A few years ago, the Clarke family could never have imagined that they would find themselves visiting their son in a US prison. Niall was an academic genius, a sports fan, had a nice girlfriend and, as the owner of his own software company, he had the world at his feet.
When he was growing up his mother and father recall, other parents used to say to their children, "Why can't you be more like Niall Clarke?" And despite recent events, the Clarkes are still held in high regard in Kilrush. Their house is now a sea of mass cards and bouquets of flowers from well-wishers.
They have been overwhelmed by the level of support they have received from people in Clare and in Maine, where concerned parents, touched by the story they read in their newspapers, have offered to visit Niall.

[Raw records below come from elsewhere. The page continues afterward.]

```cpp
KERNEL_SMALL void k_decode_g1(const uint8_t* pts, size_t n, uint32_t flags, Ws ws, int px, int inf_plane, int accumulate) {
  size_t i = (size_t)blockIdx.x * BN_WAVE + threadIdx.x;
  if (i >= n) return;
  G1Affine p;
  uint8_t st = decode_g1(p, pts + 64 * i, flags);
  if (st != ST_OK) g1_set_generator(p);
// ... 814 lines not shown
  if (option == BN254_OPT_TRIO_WAVE_ROLES) {
    if (value < 0 || value > 2 || (value == 2 && !c->fits_w8) || (value == 1 && !c->fits_quad)) return BN254_E_BAD_ARGUMENT;
    c->trio_wave_roles = value;
    return 0;
  }
  if (option == BN254_OPT_HASH_DIRECT_WIDTH) {
    if (value < 0 || value > 32 || (value & (value - 1))) return BN254_E_BAD_ARGUMENT;
    c->hash_direct_width = value;
    return 0;
  }
  if (option == BN254_OPT_HASH_SCHEDULE) { if (value < 0 || value > 2) return BN254_E_BAD_ARGUMENT; c->hash_schedule = value; return 0; }
  if (option == BN254_OPT_HASH_WIDE_WIDTH) { if (value < 0 || value > 64) return BN254_E_BAD_ARGUMENT; c->hash_wide_width = value; return 0; }
  if (option == BN254_OPT_HASH_TAIL_CHUNK) {
    if (value < 2 || value > 32 || (value & (value - 1))) return BN254_E_BAD_ARGUMENT;
    c->hash_tail_chunk = value;
    return 0;
  }
  if (option == BN254_OPT_NONET_MAX_BATCH) {
    HIP_TRY(hipSetDevice(c->device));
    if (value < 0 || (value > 0 && !bn254_nonet_fits_device())) return BN254_E_BAD_ARGUMENT;
    c->nonet_max_batch = value;
    return 0;
  }
  if (option == BN254_OPT_NONET_WIDE) { c->nonet_wide = value != 0; return 0; }
  if (option == BN254_OPT_LM_MAX_BATCH) {
    HIP_TRY(hipSetDevice(c->device));
    if (value < 0 || (value > 0 && !bn254_lm_fits_device())) return BN254_E_BAD_ARGUMENT;
    c->lm_max_batch = value;
    return 0;
  }
  if (option == BN254_OPT_PINNED_STAGING) { if (value < 0 || value > 16) return BN254_E_BAD_ARGUMENT; c->pinned_staging = value; return 0; }
  if (option == BN254_OPT_AGG_SORT_BY_MSG) { c->agg_sort_by_msg = value != 0; return 0; }
  if (option == BN254_OPT_AGG_T4_ROUTE) { if (value < 0 || value > 1) return BN254_E_BAD_ARGUMENT; c->agg_t4_route = value; return 0; }
  if (option == BN254_OPT_AGG_WIDE_MIN_TUPLES) { if (value < 0) return BN254_E_BAD_ARGUMENT; c->agg_wide_min_tuples = value; return 0; }
  if (option == BN254_OPT_CLOCK_PROBE) {
    HIP_TRY(hipSetDevice(c->device));
    HIP_TRY(hipDeviceSynchronize());
    if (value && !c->ws.clk) {
      HIP_TRY(hipMalloc((void**)&c->ws.clk, sizeof(unsigned long long) * 3 * BN_CLK_MAX_WG * 2));
      HIP_TRY(hipMemset(c->ws.clk, 0, sizeof(unsigned long long) * 3 * BN_CLK_MAX_WG * 2));
    } else if (!value && c->ws.clk) {
      HIP_TRY(hipFree(c->ws.clk));
      c->ws.clk = nullptr;
    }
    return 0;
  }
  if (option == BN254_OPT_HASH_MAX_TRIES) { if (value < 0 || value > 255) return BN254_E_BAD_ARGUMENT; c->hash_max_tries = value; return 0; }
  if (option == BN254_OPT_G2_FIXED_BASE) { c->g2_fixed_base = value != 0; return 0; }
  if (option == BN254_OPT_MAX_CHUNK) { if (value < 0) return BN254_E_BAD_ARGUMENT; c->max_chunk = value; return 0; }
  if (option == BN254_OPT_ASSUME_FREE_MB) { if (value < 0) return BN254_E_BAD_ARGUMENT; c->assume_free_mb = value; return 0; }
  if (option == BN254_OPT_KEY_DEDUP) { if (value < 0 || value > 1) return BN254_E_BAD_ARGUMENT; c->key_dedup = value; return 0; }
  if (option == BN254_OPT_KEY_DEDUP_MAX_KEYS) { if (value < 0 || value > KEY_DEDUP_MAX_KEYS_LIMIT) return BN254_E_BAD_ARGUMENT; c->kd_max_keys = value; return 0; }
  if (option == BN254_OPT_KEY_DEDUP_MIN_MULT) { if (value < 1) return BN254_E_BAD_ARGUMENT; c->kd_min_mult = value; return 0; }
  if (option == BN254_OPT_KEY_DEDUP_FOLD) { if (value < 0 || value > 1) return BN254_E_BAD_ARGUMENT; c->kd_fold = value; return 0; }
  if (option == BN254_OPT_KEY_DEDUP_FORCE_GENERIC) { c->kd_force_generic = value == 2 ? 2 : value != 0; return 0; }
  if (option == BN254_OPT_KEY_CACHE) { if (value < 0 || value > 1) return BN254_E_BAD_ARGUMENT; c->kd_cache = value; c->kd_cache_valid = false; return 0; }
  if (option == BN254_OPT_KEY_DEDUP_HASH_BITS) { if (value < 0 || value > 32) return BN254_E_BAD_ARGUMENT; c->kd_hash_bits = value; return 0; }
  if (option == BN254_OPT_AGGD_KEYED_ROUTE) { if (value < 0 || value > 3) return BN254_E_BAD_ARGUMENT; c->aggd_keyed_route = value; return 0; }
  if (option == BN254_OPT_AGG_RAND_MIN_PAIRS) { if (value < 0) return BN254_E_BAD_ARGUMENT; c->agg_rand_min_pairs = value; return 0; }
  if (option == BN254_OPT_AGG_RAND_GROUP_PAIRS) { if (value < 1) return BN254_E_BAD_ARGUMENT; c->agg_rand_group_pairs = value; return 0; }
  if (option == BN254_OPT_BITMAP_TABLE_MAX_KEYS) { if (value < 0) return BN254_E_BAD_ARGUMENT; c->bm_table_max_keys = value; return 0; }
  if (option == BN254_OPT_BITMAP_RAND_MIN_TUPLES) { if (value < 0) return BN254_E_BAD_ARGUMENT; c->bmr_min_tuples = value; return 0; }
  if (option == BN254_OPT_BITMAP_RAND_MAX_KEYS) { if (value < 0) return BN254_E_BAD_ARGUMENT; c->bmr_max_keys = value; return 0; }
  if (option == BN254_OPT_COLLECT_WAVE_MIN_SHARES) { if (value < 1) return BN254_E_BAD_ARGUMENT; c->collect_wave_min = value; return 0; }
  if (option == BN254_OPT_POLY_EVAL_WAVE_MIN_COEFFS) { if (value < 1) return BN254_E_BAD_ARGUMENT; c->pe_wave_min = value; return 0; }
  if (option == BN254_OPT_COLLECT_RAND_MIN_SHARES) { if (value < 0) return BN254_E_BAD_ARGUMENT; c->collect_rand_min_shares = value; return 0; }
  if (option == BN254_OPT_COLLECT_RAND_MIN_PER_KEY) { if (value < 0) return BN254_E_BAD_ARGUMENT; c->collect_rand_min_per_key = value; return 0; }
  if (option == BN254_OPT_THRESHOLD_OPT_MIN_SHARES) { if (value < 0) return BN254_E_BAD_ARGUMENT; c->th_opt_min_shares = value; return 0; }
  if (option == BN254_OPT_COLLECT_OPT_MIN_SHARES) { if (value < 0) return BN254_E_BAD_ARGUMENT; c->collect_opt_min_shares = value; return 0; }
  if (option == BN254_OPT_MERGE_WAVE_MIN_PARTS) { if (value < 1) return BN254_E_BAD_ARGUMENT; c->merge_wave_min = value; return 0; }
  if (option == BN254_OPT_MERGE_OPT_MIN_PARTS) { if (value < 0) return BN254_E_BAD_ARGUMENT; c->merge_opt_min_parts = value; return 0; }
  if (option == BN254_OPT_COLLECT_OPT_MIN_TUPLE_SHARES) { if (value < 0) return BN254_E_BAD_ARGUMENT; c->collect_opt_min_tuple_shares = value; return 0; }
  if (option == BN254_OPT_BITMAP_RAND_GROUP_TUPLES) { if (value < 1) return BN254_E_BAD_ARGUMENT; c->bmr_group_tuples = value; return 0; }
  if (option == BN254_OPT_BITMAP_ROUTE) { if (value < 0 || value > 2) return BN254_E_BAD_ARGUMENT; c->bm_route = value; return 0; }
  return BN254_E_BAD_ARGUMENT;
}
int bn254_ctx_last_clocks(bn254_ctx* c, double sclk_mhz[3]) {
  if (!c || !sclk_mhz || !c->ws.clk) return BN254_E_BAD_ARGUMENT;
  HIP_TRY(hipSetDevice(c->device));
  int wall_khz = 0;
  HIP_TRY(hipDeviceGetAttribute(&wall_khz, hipDeviceAttributeWallClockRate, c->device));
  const size_t words = (size_t)3 * BN_CLK_MAX_WG * 2;
  unsigned long long* h = (unsigned long long*)malloc(words * sizeof(unsigned long long));
  if (!h) return BN254_E_NO_MEMORY;
  hipError_t e = hipDeviceSynchronize();
  if (e == hipSuccess) e = hipMemcpy(h, c->ws.clk, words * sizeof(unsigned long long), hipMemcpyDeviceToHost);
  if (e == hipSuccess) e = hipMemset(c->ws.clk, 0, words * sizeof(unsigned long long));
  if (e != hipSuccess) { free(h); return -(int)e; }
  for (int k = 0; k < 3; ++k) {
    double cyc = 0, wall = 0;
    for (size_t w = 0; w < BN_CLK_MAX_WG; ++w) {
      const unsigned long long a = h[((size_t)k * BN_CLK_MAX_WG + w) * 2], b = h[((size_t)k * BN_CLK_MAX_WG + w) * 2 + 1];
      if (b) { cyc += (double)a; wall += (double)b; }
    }
    sclk_mhz[k] = wall > 0 ? cyc / wall * (double)wall_khz * 1e-3 : 0.0;
  }
  free(h);
  return 0;
}
int bn254_ctx_last_kernel_ms(bn254_ctx* c, float ms[4]) {
  if (!c || !ms || !c->ev_valid) return BN254_E_BAD_ARGUMENT;
  if (c->ev_layout == EV_COLLECT) {
    static const int from[4] = {1, 4, 2, 3}, to[4] = {2, 0, 3, 4};
    HIP_TRY(hipEventSynchronize(c->ev[0]));
    for (int i = 0; i < 4; ++i) HIP_TRY(hipEventElapsedTime(&ms[i], c->ev[from[i]], c->ev[to[i]]));
    return 0;
  }
  HIP_TRY(hipEventSynchronize(c->ev[4]));
  for (int i = 0; i < 4; ++i) HIP_TRY(hipEventElapsedTime(&ms[i], c->ev[i], c->ev[i + 1]));
  if (c->ev_layout == EV_HASH_FIRST) { float t = ms[0]; ms[0] = ms[1]; ms[1] = t; }
  return 0;
}


}
int launch_final_exp_layout(bn254_ctx* c, hipStream_t s, size_t n, int use_hash, uint8_t* d_status, int fe) {
  switch (fe) {
    case BN_FE_NONET_WIDE: return bn254_nonet_final_exp(n, c->ws, use_hash, d_status, s, 1);
    case BN_FE_NONET: return bn254_nonet_final_exp(n, c->ws, use_hash, d_status, s, 0);
    case BN_FE_OCTET: return bn254_trio_final_exp(n, c->ws, use_hash, d_status, s);
    default: return bn254_pair_final_exp(n, c->ws, use_hash, d_status, nullptr, nullptr, s);
  }
}
int launch_verify_miller_fe(bn254_ctx* c, hipStream_t s, size_t n, int pairs, int use_hash, uint8_t* d_status, bool mark) {
  if (!c->pair_lanes) {
    const unsigned g = grid_for(n);
    if (pairs == BN_PAIRS_CHECK_PKS) k_miller_cpk<<<g, BN_WAVE, 0, s>>>(n, c->ws);
    else k_miller_verify<<<g, BN_WAVE, 0, s>>>(n, c->ws, nullptr, nullptr);
    if (mark) PROF_MARK(3);
    k_final_exp<<<g, BN_WAVE, 0, s>>>(n, 1, 1, 1, c->ws, use_hash, nullptr, d_status, 0, 0, nullptr, nullptr);
    return 0;
  }
  const BnRoute r = route_for(c, n);
  int rc;
  switch (r.miller) {
    case BN_ML_LANE_MACHINE: rc = bn254_lm_miller_verify(n, c->ws, s, pairs); break;
    case BN_ML_WAVE_ROLES:
      rc = c->trio_wave_roles == 2 ? bn254_w8_miller_verify(n, c->ws, s, pairs)
           : c->trio_wave_roles ? bn254_quad_miller_verify(n, c->ws, s, pairs) : bn254_trio_miller_verify(n, c->ws, s, pairs);
      break;
    default: rc = bn254_pair_miller_verify(n, c->ws, nullptr, nullptr, s, pairs); break;
  }
  if (rc) return rc;
  if (mark) PROF_MARK(3);
  return launch_final_exp_layout(c, s, n, use_hash, d_status, r.fe);
}

extern "C" {
static int verify_tail(bn254_ctx* c, hipStream_t s, size_t n, uint8_t* d_status, bool split, const KeyDedup* kd, int hash_first) {
  int rc;
  if (kd) {
    HIP_TRY(hipStreamWaitEvent(s, c->kd_join, 0));
    const KeyTable kt = {kd->lines, kd->st, kd->inf, kd->max_keys};
    if (c->kd_fold) rc = bn254_pair_miller_verify_keyed_fold(n, c->ws, kd->key_idx, kt, kd->fold, s, 0, nullptr, kd->ctl + KD_CTL_KEYED_N);
    else rc = bn254_pair_miller_verify_keyed(n, c->ws, kd->key_idx, kt, s, 0, nullptr, kd->ctl + KD_CTL_KEYED_N);
    if (rc) return rc;
    if ((rc = bn254_pair_miller_verify(n, c->ws, nullptr, kd->ctl + KD_CTL_GENERIC_N, s))) return rc;
    PROF_MARK(3);
    if ((rc = bn254_pair_final_exp(n, c->ws, 1, d_status, nullptr, nullptr, s))) return rc;
    HIP_TRY(hipEventRecord(c->kd_done, s));
  } else if (split) {
    const unsigned g = grid_for(n);
    k_miller_verify_split<<<2 * g, BN_WAVE, 0, s>>>(n, c->ws.stride / 2, g, c->ws);
    PROF_MARK(3);
    k_final_exp<<<g, BN_WAVE, 0, s>>>(n, 2, 1, c->ws.stride / 2, c->ws, 1, nullptr, d_status, 0, 0, nullptr, nullptr);
  } else if ((rc = launch_verify_miller_fe(c, s, n, BN_PAIRS_VERIFY, 1, d_status, true))) return rc;
  PROF_MARK(4);
  prof_done(c, hash_first ? EV_HASH_FIRST : EV_DECODE_FIRST);
  HIP_TRY(hipGetLastError());
  return 0;
}
static int verify_after_decode(bn254_ctx* c, hipStream_t s, const uint8_t* d_msgs, const uint64_t* d_off, size_t n, uint8_t* d_status, bool split,
                               const KeyDedup* kd = nullptr) {
  PROF_MARK(1);
  if (const int rc = launch_hash_rounds(c, s, d_msgs, d_off, n, PL_P2X, BY_P2_INF, nullptr)) return rc;
  PROF_MARK(2);
  return verify_tail(c, s, n, d_status, split, kd, 0);
}

int bn254_batch_verify_device(bn254_ctx* c, const uint8_t* d_msgs, const uint64_t* d_off, const uint8_t* d_sigs, const uint8_t* d_pks,
                              size_t n, uint32_t flags, uint8_t* d_status, void* stream) {
  MsgsLenScope msgs_len_scope(c);
  if (!c || (n && (!d_msgs || !d_off || !d_sigs || !d_pks || !d_status))) return BN254_E_BAD_ARGUMENT;
  if (n == 0) return 0;
  if (misaligned(d_sigs) || misaligned(d_pks) || ((uintptr_t)d_off & 7u)) return BN254_E_MISALIGNED;
  HIP_TRY(hipSetDevice(c->device));
  bool split = c->split_miller && n <= BN_SPLIT_MAX_N;
  bool key_dedup = c->key_dedup && c->kd_max_keys > 0 && c->pair_lanes && !split && n <= 0xFFFFFFFFu &&
                         route_for(c, n).miller == BN_ML_LANE_PAIRS && route_for(c, n).fe == BN_FE_LANE_PAIRS;
  if (const size_t chunk = ws_chunk_for(c, n, split ? 2 : 1, key_dedup))
    return verify_device_sliced(n, chunk, [&](size_t lo, size_t len) {
      return bn254_batch_verify_device(c, d_msgs, d_off + lo, d_sigs + 64 * lo, d_pks + 128 * lo, len, flags, d_status + lo, stream);
    });
  int rc = ws_reserve(c, split ? 2 * n : n);
  if (rc) return rc;
  KeyDedup kd;
  if (key_dedup) {
    rc = kd_reserve(c, n, kd);
    if (rc == KD_NO_ROOM) key_dedup = false;
    else if (rc) return rc;
    rc = 0;
  }
  c->kd_last_run = key_dedup;
  hipStream_t s = stream ? (hipStream_t)stream : c->stream;
  CallDone call_done(c, s);
  PROF_MARK(0);
  if (key_dedup) {
// ... 291 lines not shown
```

bn254_amd/csrc/bn254_pair.hip:

```cpp
#include <hip/hip_runtime.h>

#define BN_SPLIT_FP2 1
#if defined(BN_PAIR_FP6_LAZY) && !defined(BN_FP6_LAZY)
#define BN_FP6_LAZY 1
#endif
#ifndef BN_PAIR_NO_SQR_DPP_ASM
#define BN_PAIR_SQR_DPP_ASM 1
#endif
#ifndef BN_PAIR_CALL_FP12_HOT
#define BN_INLINE_FP12_HOT 1
#endif
#ifndef BN_PAIR_CALL_MUL_LINE
#define BN_INLINE_MUL_LINE 1
#endif
#ifndef BN_PAIR_CALL_FE_HOT
#define BN_INLINE_FE_HOT 1
#endif
#ifndef BN_PRIO_SHIFT
#define BN_PRIO_SHIFT 1
#endif
#define BN_SET_STEP_PRIORITY(step)                                                        \
  do {                                                                                    \
    if (((step) & ((1 << BN_PRIO_SHIFT) - 1)) == 0) {                                     \
      int q_ = ((step) >> BN_PRIO_SHIFT) & 3;                                             \
// ... 156 lines not shown
  k_miller_verify_keyed_pair<<<(unsigned)((2 * n + BN_PAIR_WG - 1) / BN_PAIR_WG), BN_PAIR_WG, 0, s>>>(n, ws, key_idx, kt, base, map, count);
  HIP_TRY(hipGetLastError());
  return 0;
}
struct WsMonomials {
  int32_t* f0;
  size_t stride;
  uint32_t i;
  __device__ __forceinline__ void uniform() {
    f0 = (int32_t*)bn_wave_uniform(f0);
    stride = ((size_t)(uint32_t)__builtin_amdgcn_readfirstlane((int)(uint32_t)(stride >> 32)) << 32) | (uint32_t)__builtin_amdgcn_readfirstlane((int)(uint32_t)stride);
  }
  __device__ __forceinline__ void put(int pair, int j, const Fp& x) {
#pragma unroll
    for (int k = 0; k < BN_LIMBS; ++k) f0[((size_t)(3 * pair + j) * BN_LIMBS + k) * stride + i] = x.v[k];
  }
  __device__ __forceinline__ Fp get(int pair, int j) const {
    Fp r;
#pragma unroll
    for (int k = 0; k < BN_LIMBS; ++k) r.v[k] = f0[((size_t)(3 * pair + j) * BN_LIMBS + k) * stride + i];
    return r;
  }
};
KERNEL_PAIR void k_miller_verify_keyed_fold_pair(size_t n, Ws ws, const uint32_t* key_idx, KeyTable kt, const int32_t* fold, size_t base, const uint32_t* map,
                                                 const uint32_t* count) {
  size_t i = ((size_t)blockIdx.x * BN_PAIR_WG + threadIdx.x) >> 1;
  if (i >= n) return;
  if (count && i >= *count) return;
  if (map) i = map[i];
  uint32_t key = key_idx[i];
  i += base;
  uint8_t kst = ST_OK;
  if (key >= kt.n_keys) { kst = ST_INDEX_OOB; key = 0; }
  else kst = kt.st[key];
  const bool key_inf = kst != ST_OK || kt.inf[key] != 0;
  if ((threadIdx.x & 1u) == 0) {
    const uint8_t prev = ws_byte(ws, BY_ST_DECODE, i);
    ws_byte(ws, BY_ST_DECODE, i) = prev != ST_OK ? prev : kst;
  }
  G1Affine sig, h;
  ws_load_g1(ws, PL_P1X, BY_P1_INF, i, sig);
  ws_load_g1(ws, PL_P2X, BY_P2_INF, i, h);
  __shared__ Fp12PairSlot lds_f[BN_PAIR_WG];
  Fp12& f = lds_f[threadIdx.x].v;
  const WsMonomials mono = {ws.planes + (size_t)PL_F0 * BN_LIMBS * ws.stride, ws.stride, (uint32_t)i};
  BN_CLK_BEGIN(ws);
  miller_loop_keyed_fold<true>(f, h, key_inf, kt.lines, fold, key, sig, mono);
  BN_CLK_END(ws, 0);
  ws_store_f12_own(ws, i, f);
}
int bn254_pair_miller_verify_keyed_fold(size_t n, Ws ws, const uint32_t* key_idx, KeyTable kt, const int32_t* fold, hipStream_t s, size_t base,
                                        const uint32_t* map, const uint32_t* count) {
  k_miller_verify_keyed_fold_pair<<<(unsigned)((2 * n + BN_PAIR_WG - 1) / BN_PAIR_WG), BN_PAIR_WG, 0, s>>>(n, ws, key_idx, kt, fold, base, map, count);
  HIP_TRY(hipGetLastError());
  return 0;
}
KERNEL_PAIR void k_miller_var_pair(size_t n, Ws ws) {
  size_t i = ((size_t)blockIdx.x * BN_PAIR_WG + threadIdx.x) >> 1;
  if (i >= n) return;
  G1Affine p;
  G2Affine q;
  ws_load_g1(ws, PL_P1X, BY_P1_INF, i, p);
  q.x = ws_load_fp2_own(ws, PL_QX0, i);
  q.y = ws_load_fp2_own(ws, PL_QY0, i);
  q.inf = ws_byte(ws, BY_Q_INF, i) != 0;
  __shared__ Fp12PairSlot lds_f[BN_PAIR_WG];
  Fp12& f = lds_f[threadIdx.x].v;
  miller_loop<true, false, true>(f, p, q, p);
  ws_store_f12_own(ws, i, f);
}
template <int ITEMS_PER_PAIR>
__device__ __forceinline__ void miller_rand_pair_body(size_t n, size_t n_groups, Ws ws, size_t gbase) {
  constexpr unsigned PAIRS_PER_GROUP = BN_WAVE / ITEMS_PER_PAIR;
  constexpr unsigned GROUPS_PER_WG = (BN_PAIR_WG / 2) / PAIRS_PER_GROUP;
  const unsigned pair = threadIdx.x >> 1, gp = pair / PAIRS_PER_GROUP, tp = pair % PAIRS_PER_GROUP;
  const size_t group = (size_t)blockIdx.x * GROUPS_PER_WG + gp;
  const size_t i0 = group * BN_WAVE + (size_t)tp * ITEMS_PER_PAIR;
  __shared__ Fp12PairSlot lds_f[BN_PAIR_WG];
  Fp12& f = lds_f[threadIdx.x].v;
  G1Affine a0;
  G2Affine pk0;
  const size_t j0 = i0 < n ? i0 : n - 1;
  ws_load_g1(ws, PL_HASHX, BY_A_INF, j0, a0);
  if (i0 >= n) a0.inf = true;
  pk0.x = ws_load_fp2_own(ws, PL_QX0, j0); pk0.y = ws_load_fp2_own(ws, PL_QY0, j0); pk0.inf = ws_byte(ws, BY_Q_INF, j0) != 0;
  if constexpr (ITEMS_PER_PAIR == 2) {
    G1Affine a1;
    G2Affine pk1;
    const size_t i1 = i0 + 1, j1 = i1 < n ? i1 : n - 1;
    ws_load_g1(ws, PL_HASHX, BY_A_INF, j1, a1);
    if (i1 >= n) a1.inf = true;
    pk1.x = ws_load_fp2_own(ws, PL_QX0, j1); pk1.y = ws_load_fp2_own(ws, PL_QY0, j1); pk1.inf = ws_byte(ws, BY_Q_INF, j1) != 0;
    miller_loop_2var<true>(f, a0, pk0, a1, pk1);
  } else {
    miller_loop<true, false, true>(f, a0, pk0, a0);
  }
  __syncthreads();
  for (unsigned stride = PAIRS_PER_GROUP / 2; stride >= 1; stride >>= 1) {
    if (tp < stride) fp12_mul(f, f, lds_f[threadIdx.x + 2 * stride].v);
    __syncthreads();
  }
  if (tp == 0 && group < n_groups) ws_store_f12_own(ws, gbase + group, f);
}
KERNEL_PAIR void k_miller_rand_pair(size_t n, size_t n_groups, Ws ws, size_t gbase) { miller_rand_pair_body<1>(n, n_groups, ws, gbase); }
KERNEL_PAIR void k_miller_rand2_pair(size_t n, size_t n_groups, Ws ws, size_t gbase) { miller_rand_pair_body<2>(n, n_groups, ws, gbase); }
KERNEL_PAIR void k_rand_tail_pair(size_t n_groups, Ws ws, size_t gbase) {
// ... 521 lines not shown
```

"Everybody knew him as a loving, charming and helpful young fellow, " Michael Clarke, who works at the ESB plant in Moneypoint, says. "Whether it be helping kids with their physics or maths or his involvement in rugby, cycling and athletics, he was well-respected. Socially, he was a fine young man and everybody adored him because he had a big welcome smile, a hearty laugh and he always spoke first when he met people. What has happened to Niall is completely out of character."
Niall Clarke was very passionate about computers when he was growing up in Clare in the 1990s. It was obvious that he could carve out a successful career in this area. "He was not satisfied with knowing how a computer worked, " says Michael Clarke. "He would have to rip it apart to see what it looked like. When he was at school he used to teach the teachers about computers. He was the same at physics and maths and he was academically a genius."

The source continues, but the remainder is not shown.